Reviewing the Xbox port, Mason lauded the port's gameplay additions, visual upgrade and additional ending, finding the port superior to the original. In a second opinion, Matt Miller felt slow combat and repetitive puzzles undermined what he otherwise felt was "perfect" story and atmosphere. Massmilla summed up the Xbox version as "an absolutely great update to what was already a wonderfully spooky game", while Eurogamers Rob Fahey noted that Crimson Butterfly hooked him in and kept him playing far more than Resident Evil 4. Russ Fischer of GameSpy continued to fault the lack of co-op play and its short length, but otherwise praised the additions and refinements to the gameplay and sound design. Hilary Goldstein of IGN positively noted the updated graphics and sound, but felt the gameplay and character movement was too slow. Computer and Video Games criticized the game's pacing and aging mechanics, but praised the atmosphere and solid gameplay premise.

Aggregate score
| Aggregator | Score |  |
| PS2 | Xbox |
| Metacritic | 81/100 (40 reviews) | 84/100 (37 reviews) |

Review scores
| Publication | Score |  |
| PS2 | Xbox |
| Computer and Video Games |  | 8/10 |
| Eurogamer | 8/10 | 9/10 |
| Famitsu | 33/40 |  |
| Game Informer | 9/10 | 9.25/10 |
| GameSpot | 8.2/10 | 8.3/10 |
| GameSpy | 4/5 | 4.5/5 |
| IGN | 8.5/10 | 8.4/10 |
| X-Play | 4/5 |  |

==Legacy==
A third Fatal Frame title began development shortly before the release of Crimson Butterfly, with the team intended it as the final entry for the PS2 generation and exploring new approaches to the series' established horror. Titled Fatal Frame III: The Tormented, the game was released in 2005 in Japan and North America, and 2006 in Europe. The Tormented continues storylines from the original Fatal Frame and Crimson Butterfly, creating a narrative trilogy.

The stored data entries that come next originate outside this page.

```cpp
long avc_conv1d_wgrad_ws_floats(int B, int Cin, int Cout, int Tout, int KS) {
    long need = 0;
    for (int stride = 1; stride <= 2; ++stride) {
        WgradArgs a;
        op_wgrad_args(a, B, Cin, Cout, Tout * stride, Tout, KS, stride);
        avc_wgrad_plan_batch(&a, 1, avc_op_tuning().wgrad_target_wgs);
        const long n = a.slab_need + a.dbslab_need + 64;
        need = n > need ? n : need;
    }
    return need;
}
int avc_conv1d_wgrad(const float* x, long sxb, long sxc, int sxt, const float* dy, long syb, long syc, int syt, int yps,
                     int B, int Cin, int Cout, int Tin, int Tout, int KS, int stride, float* dW, float* db, float* ws,
                     void* stream) {
    WgradArgs a;
// ... 83 lines not shown
```

include/avc_hip.h:

```cpp
#ifndef AVC_HIP_H
#define AVC_HIP_H
#ifdef __cplusplus
extern "C" {
#endif

#define AVC_MAX_BLOCKS 8

typedef struct avc_encoder_cfg {
    int c_in, c_h, c_out, kernel_size, bank_size, bank_scale, c_bank, n_conv_blocks, n_dense_blocks;
    int subsample[AVC_MAX_BLOCKS];
    int act;
} avc_encoder_cfg;

typedef struct avc_decoder_cfg {
    int c_in, c_cond, c_h, c_out, kernel_size, n_conv_blocks;
    int upsample[AVC_MAX_BLOCKS];
    int act;
} avc_decoder_cfg;

typedef struct avc_model_cfg {
    avc_encoder_cfg spk;
    avc_encoder_cfg enc;
    avc_decoder_cfg dec;
} avc_model_cfg;
// ... 56 lines not shown
    int op_compute_dtype;
    int side_prio;
    int tile12_wgs;
    long wgrad_batch_units;
    long tile_thr11, tile_thr21, ck16_wgs, ck32_wgs, kg_wgs;
    long conv_min_lds;
    long in_pairs_nv;
    long bh_ck5;
    long wgrad_cw8;
    long dec_wgrad_flush;
    long dec_wgrad_wgs;
    long conv_walk;
    long conv_walk_min;
    long conv_in_fuse;
    long dbg_streams;
} avc_tuning;
void avc_tuning_init(avc_tuning* t);
#define AVC_PLAN_X3 4
#define AVC_PLAN_RAGGED 8
#define AVC_PLAN_BF16S 16
#define AVC_ERR_PAIR_SHAPE (-12)
int avc_plan_create_tuned(const avc_model_cfg* cfg, int B, int T, int T_cond, int flags, const avc_tuning* tuning, avc_plan** out);
int avc_plan_set_single_stream(avc_plan* p, int on);

int avc_plan_set_compute_dtype(avc_plan* p, int dtype);
int avc_plan_compute_dtype(const avc_plan* p);

int avc_forward(const avc_plan* p, const float* params, const float* x, long sxb, long sxc, int sxt,
                const float* x_cond, long scb, long scc, int sct, const float* eps, float* ws, void* stream);
#define AVC_FWD_WEIGHTS_PACKED 1
// ... 71 lines not shown
                    float* dst, void* stream);
long avc_packed_weight_floats_x3(int Cout, int Cin, int KS, int dgrad);
int avc_pack_weight_x3(const float* w, int Cout, int Cin, int KS, int dgrad, float* dst, void* stream);
int avc_conv1d_fwd(const float* x, long sxb, long sxc, int sxt, int B, int Cin, int Tin, const float* wp,
                   const float* bias, int Cout, int KS, int stride, int act, float* out, long ob, long oc, int ot,
                   int ops, const float* res, int res_mode, long rb, long rc, int rt, int Tres, float* out2, int tile,
                   void* stream);
int avc_conv1d_dgrad(const float* dy, long syb, long syc, int syt, int yps, int B, int Cout, int Tdy, const float* wpd,
                     int Cin, int KS, int stride, int Tin, float* dx, long ob, long oc, int ot, const float* res,
                     int res_mode, long rb, long rc, int rt, int Tres, float* dx2, const float* mask, int tile,
                     void* stream);
long avc_conv1d_wgrad_ws_floats(int B, int Cin, int Cout, int Tout, int KS);
int avc_conv1d_wgrad(const float* x, long sxb, long sxc, int sxt, const float* dy, long syb, long syc, int syt, int yps,
                     int B, int Cin, int Cout, int Tin, int Tout, int KS, int stride, float* dW, float* db, float* ws,
                     void* stream);
int avc_instnorm_fwd(const float* y, int B, int C, int T, const float* cond, long cond_sb, int cond_off, int relu,
                     const float* res, int res_mode, int Tres, float* out, float* mean, float* rstd, void* stream);
int avc_instnorm_bwd(const float* g, const float* y, const float* mean, const float* rstd, int B, int C, int T,
                     const float* cond, long cond_sb, int cond_off, int relu, float* dy, float* dcond, long dcond_sb,
                     int dcond_off, void* stream);
int avc_conv1d_in_fwd(const float* x, long sxb, long sxc, int sxt, int B, int Cin, int Tin, const float* wp, const float* bias, int Cout, int KS,
                      int stride, int ops, float* y, const float* cond, long cond_sb, int cond_off, int relu, const float* res, int res_mode,
                      int Tres, float* out, float* mean, float* rstd, int* fused, void* stream);
int avc_conv1d_dgrad_in_bwd(const float* dy, long syb, long syc, int syt, int yps, int B, int Cout, int Tdy, const float* wpd, int Cin, int KS,
                            int stride, int Tin, float* g_out, const float* res, int res_mode, int Tres, const float* y, const float* mean,
                            const float* rstd, const float* cond, long cond_sb, int cond_off, int relu, float* dy_out, float* dcond,
                            long dcond_sb, int dcond_off, int* fused, void* stream);

#ifdef __cplusplus
}
// ... 3 lines not shown
```

Measured before the change: 43560 mel-segments/sec.

## Extend wide 16-byte staged wgrad loads to fp32 KS=5/KS=1 linear kernels

Lets the fp32 weight-gradient kernel for KS=5 and KS=1 linear layers use the wide 16-byte vectorized staging path (padded LDS rows), which was previously only available to the bf16-pair variant. The per-segment body becomes a lambda instantiated for wide and non-wide modes. A dedicated KS=5 MFMA inner loop is added that double-buffers A and X register loads and patches the sequence edges in registers. The feature is on by default through a new tuning knob, and it adds code size, register pressure and an LDS staging-size increase.

```diff
diff --git a/adaptive_voice_conversion_amd/_lib.py b/adaptive_voice_conversion_amd/_lib.py
--- a/adaptive_voice_conversion_amd/_lib.py
+++ b/adaptive_voice_conversion_amd/_lib.py
@@ -33,7 +33,7 @@
     _fields_ = [(n, ctypes.c_int) for n in ("struct_size", "single_stream", "dec_split_min", "conv_x3", "wgrad_x3", "dgrad_par", "bank_switch",
                                             "conv_ck5", "wgrad_batch", "wgrad_batch_wgs", "wgrad_target_wgs", "conv_ablation", "wgrad_ablation",
                                             "op_compute_dtype", "side_prio", "tile12_wgs")] + \
-               [(n, ctypes.c_long) for n in ("wgrad_batch_units", "tile_thr11", "tile_thr21", "ck16_wgs", "ck32_wgs", "kg_wgs", "conv_min_lds", "in_pairs_nv", "bh_ck5", "wgrad_cw8", "dec_wgrad_flush", "dec_wgrad_wgs", "conv_walk", "conv_walk_min", "conv_in_fuse", "dbg_streams")]
+               [(n, ctypes.c_long) for n in ("wgrad_batch_units", "tile_thr11", "tile_thr21", "ck16_wgs", "ck32_wgs", "kg_wgs", "conv_min_lds", "in_pairs_nv", "bh_ck5", "wgrad_cw8", "dec_wgrad_flush", "dec_wgrad_wgs", "conv_walk", "conv_walk_min", "conv_in_fuse", "dbg_streams", "wgrad_stage16")]
 
 
 PLAN_X3 = 4
diff --git a/adaptive_voice_conversion_amd/csrc/avc_common.h b/adaptive_voice_conversion_amd/csrc/avc_common.h
--- a/adaptive_voice_conversion_amd/csrc/avc_common.h
+++ b/adaptive_voice_conversion_amd/csrc/avc_common.h
@@ -132,6 +132,7 @@
     int slots;
     int tNB, tWCO, tCW;
     int cw8;
+    int st16;
     int rows_per_src;
     long cost_begin;
     long cost_total;
diff --git a/adaptive_voice_conversion_amd/csrc/avc_internal.h b/adaptive_voice_conversion_amd/csrc/avc_internal.h
--- a/adaptive_voice_conversion_amd/csrc/avc_internal.h
+++ b/adaptive_voice_conversion_amd/csrc/avc_internal.h
@@ -51,6 +51,7 @@
 int avc_launch_pack_table(const PackArgs* dev_tab, const void* dev_blk, int nblk, double bytes, const float* params, float* ws, hipStream_t stream);
 
 void avc_wgrad_geometry(WgradArgs& a);
+bool avc_wgrad_stage16(const WgradArgs& a);
 void avc_wgrad_plan_batch(WgradArgs* layers, int n, int target_wgs);
 int avc_launch_wgrad_batch(const WgradArgs* layers, int n, hipStream_t stream, int ablation = 0);
 
diff --git a/adaptive_voice_conversion_amd/csrc/conv_wgrad.hip b/adaptive_voice_conversion_amd/csrc/conv_wgrad.hip
--- a/adaptive_voice_conversion_amd/csrc/conv_wgrad.hip
+++ b/adaptive_voice_conversion_amd/csrc/conv_wgrad.hip
@@ -84,6 +84,9 @@
     }
 };
 
+static constexpr __host__ __device__ bool wg_f32_stage16(int KS, bool RT, bool LIN, int BF, int CW) {
+    return BF == 0 && LIN && !RT && CW == 4 && (KS == 5 || KS == 1);
+}
 template <int KS, bool RT, int NB, int WCO, bool LIN, int BF, int CW = 4>
 struct WgCfg {
     static constexpr int WCI = CW / WCO;
@@ -101,13 +104,19 @@
     static constexpr int GRP = wg_group(BF, NB);
     static constexpr int NSTG = wg_stages(BF, NB);
     static constexpr bool BHX = BH && LIN && !RT;
-    static constexpr int ROW16 = 40;
-    static constexpr int ND16 = (RCO * 10 + 63) / 64, NX16 = (RCI * 10 + 63) / 64;
+    static constexpr bool F16 = wg_f32_stage16(KS, RT, LIN, BF, CW);
+    static constexpr bool W16 = BHX || F16;
+    static constexpr int PD16 = BH ? 10 : 9, PX16 = BH ? 10 : (KS == 5 ? 11 : 9);
+    static constexpr int PDV = 8, PXV = BH ? 10 : (KS == 5 ? 10 : 8);
+    static constexpr int XLEAD = BH ? 4 : (KS == 5 ? 4 : 0);
+    static constexpr int ROWD16 = 4 * PD16, ROWX16 = 4 * PX16;
+    static constexpr int ND16 = (RCO * PD16 + 63) / 64, NX16 = (RCI * PX16 + 63) / 64;
     static constexpr int NPD16 = (ND16 + 3) / 4, NPX16 = (NX16 + 3) / 4;
 };
-static __device__ __forceinline__ bool wg_wide16(const WgradArgs& a) {
-    return (a.Tout & 31) == 0 && a.Tin == a.Tout && a.spc == 1 && a.x.st == 1 && a.dy.st == 1 && a.x.ps == 1 && a.dy.ps == 1 &&
-           ((a.x.sc | a.x.sb | a.dy.sc | a.dy.sb) & 3) == 0 && ((((unsigned long)a.x.ptr) | ((unsigned long)a.dy.ptr)) & 15) == 0;
+static __host__ __device__ inline bool wg_wide16(const WgradArgs& a, bool pair) {
+    return (pair || (a.st16 && a.bf16 == AVC_COMPUTE_F32)) && (a.Tout & 31) == 0 && a.Tin == a.Tout && a.spc == 1 && a.stride == 1 && a.x.st == 1 &&
+           a.dy.st == 1 && a.x.ps == 1 && a.dy.ps == 1 && ((a.x.sc | a.x.sb | a.dy.sc | a.dy.sb) & 3) == 0 &&
+           ((((unsigned long)a.x.ptr) | ((unsigned long)a.dy.ptr)) & 15) == 0;
 }
 
 template <int KS, bool RT, int NB, int WCO, bool LIN, int BF, int CW>
@@ -118,11 +127,12 @@
     constexpr bool BH = C::BH;
     const int dbg = bt.dbg;
     const int ptid = tid & 255;
-    unsigned dyo[NPD], xo[NPX];
-    int xq[NPX];
     WgSegIter it(bt);
     WgSeg sg;
-    while (it.next(bt, sg)) {
+    auto segment = [&](auto wtag) {
+        constexpr int WM = decltype(wtag)::value;
+        unsigned dyo[NPD], xo[NPX];
+        int xq[NPX];
         const WgradArgs& a = bt.L[sg.layer];
         const int KSr = RT ? a.KS : KS;
         const int ci_tiles = avc_cdiv(a.Cin, TCI);
@@ -133,9 +143,9 @@
         const int lgTc = 31 - __builtin_clz(Tc);
         const int XSEG = (Tc - 1) * a.stride + KSr;
         const int XROW = LIN ? wg_xrow_lin(KSr) : ((spc * XSEG) | 1);
-        const bool wide = C::BHX && wg_wide16(a);
-        const int DYROWW = wide ? C::ROW16 : WG_DYROW;
-        const int DYS = wide ? RCO * C::ROW16 : RCO * WG_DYROW, XS = wide ? RCI * C::ROW16 : RCI * XROW;
+        const bool wide = WM == 2 ? (C::W16 && wg_wide16(a, BH)) : WM == 1;
+        const int DYROWW = wide ? C::ROWD16 : WG_DYROW;
+        const int DYS = wide ? RCO * C::ROWD16 : RCO * WG_DYROW, XS = wide ? RCI * C::ROWX16 : RCI * XROW;
         const int DYSP = wide ? (DYS + 255) & ~255 : (DYS + 63) & ~63, XSP = wide ? (XS + 255) & ~255 : (XS + 63) & ~63;
         float* dyT = smem;
         float* xT = smem + NSTG * DYSP;
@@ -147,39 +157,39 @@
         float dbsum = 0.f, dbsum1 = 0.f;
         const bool fastm = !wide && (spc > 1) && (a.Tout == Tc) && (a.B % spc == 0) && (XSP <= NPX * 256);
         const bool fastp = wide || fastm || ((spc == 1) && (a.Tout % 32 == 0) && (XSP <= NPX * 256));
-        unsigned dyo16[C::BHX ? C::NPD16 : 1], xo16[C::BHX ? C::NPX16 : 1];
-        int xedge[C::BHX ? C::NPX16 : 1];
-        if constexpr (C::BHX) {
+        unsigned dyo16[C::W16 ? C::NPD16 : 1], xo16[C::W16 ? C::NPX16 : 1];
+        int xedge[C::W16 ? C::NPX16 : 1];
+        if constexpr (C::W16) {
             if (wide) {
 #pragma unroll
                 for (int i = 0; i < C::NPD16; ++i) {
                     const int f = (wave + 4 * i) * 64 + lane;
-                    int row = f / 10;
-                    const int pc = f - row * 10;
+                    int row = f / C::PD16;
+                    const int pc = f - row * C::PD16;
                     row = row < RCO ? row : RCO - 1;
                     int co = co0r + row;
                     co = co < CoutR ? co : CoutR - 1;
-                    dyo16[i] = 4u * (unsigned)((long)co * a.dy.sc + 4 * (pc < 8 ? pc : 0));
+                    dyo16[i] = 4u * (unsigned)((long)co * a.dy.sc + 4 * (pc < C::PDV ? pc : 0));
                 }
 #pragma unroll
                 for (int i = 0; i < C::NPX16; ++i) {
                     const int f = (wave + 4 * i) * 64 + lane;
-                    int row = f / 10;
-                    const int pc = f - row * 10;
+                    int row = f / C::PX16;
+                    const int pc = f - row * C::PX16;
                     row = row < RCI ? row : RCI - 1;
                     int ci = ci0r + row;
                     ci = ci < CinR ? ci : CinR - 1;
-                    xo16[i] = 4u * (unsigned)((long)ci * a.x.sc + 4 * pc);
-                    xedge[i] = pc == 0 ? 1 : (pc == 9 ? -1 : 0);
+                    xo16[i] = 4u * (unsigned)((long)ci * a.x.sc + 4 * (pc < C::PXV ? pc : C::XLEAD / 4));
+                    xedge[i] = C::XLEAD == 0 ? 0 : (pc == 0 ? 1 : (pc == 9 ? -1 : 0));
                 }
             }
         }
         auto issue16 = [&](int chunk, int buf) {
-            if constexpr (C::BHX) {
+            if constexpr (C::W16) {
                 const int cb = chunk / a.chunks_per_sample;
                 const int t0 = (chunk - cb * a.chunks_per_sample) * 32;
                 const float* dyb = dyptr + ((long)cb * a.dy.sb + t0);
-                const float* xb = xptr + ((long)cb * a.x.sb + t0) - 4;
+                const float* xb = xptr + ((long)cb * a.x.sb + t0) - C::XLEAD;
                 const bool first = t0 == 0, last = t0 + 32 == a.Tout;
                 float* dd = dyT + buf * DYSP;
                 float* xd = xT + buf * XSP;
@@ -384,10 +394,10 @@
                 if (BH) dbsum1 += __shfl_xor(dbsum1, o);
             }
         }
-        if (dbg & 8) continue;
+        if (dbg & 8) return;
         if (sg.nsplit == 1) {
             if (do_db) store_db(dbsum, dbsum1);
-            continue;
+            return;
         }
         float* dbs_t = do_db ? a.dbslab + ((long)(tile / ci_tiles) * a.slots) * TCO : nullptr;
         if (do_db && (ptid % TPR) == 0) {
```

In the years since its release, several websites have included it on rankings of the scariest video games produced. Writing for Ars Technica in an article of that type, Ben Kuchera cited its use of atmosphere and the camera-based gameplay as keeping the player on edge throughout the experience. Video game writer and director Neil Druckmann mentioned the game positively in a 2014 interview, describing it as "the scariest kind of experience in any medium". In a Game Informer article highlighting developers' horror game choices, Crimson Butterfly was chosen as one of the scariest games around by multiple other Western game developers, including Naughty Dog's Bruce Straley and Drew Murray of Insomniac Games.

=== Remakes ===

Crimson Butterfly has been remade twice. The first, Project Zero 2: Wii Edition, was developed for the Wii and released in 2012 in Japan, Europe, and Australia. The graphics were updated and its gameplay was redesigned based on the fourth Fatal Frame title, Mask of the Lunar Eclipse (2008). The remake includes more story elements and two additional endings while incorporating content from the Xbox release. A second remake, Fatal Frame II: Crimson Butterfly Remake, was released on March 12, 2026 for PlayStation 5, Xbox Series X/S, Windows, and Nintendo Switch 2.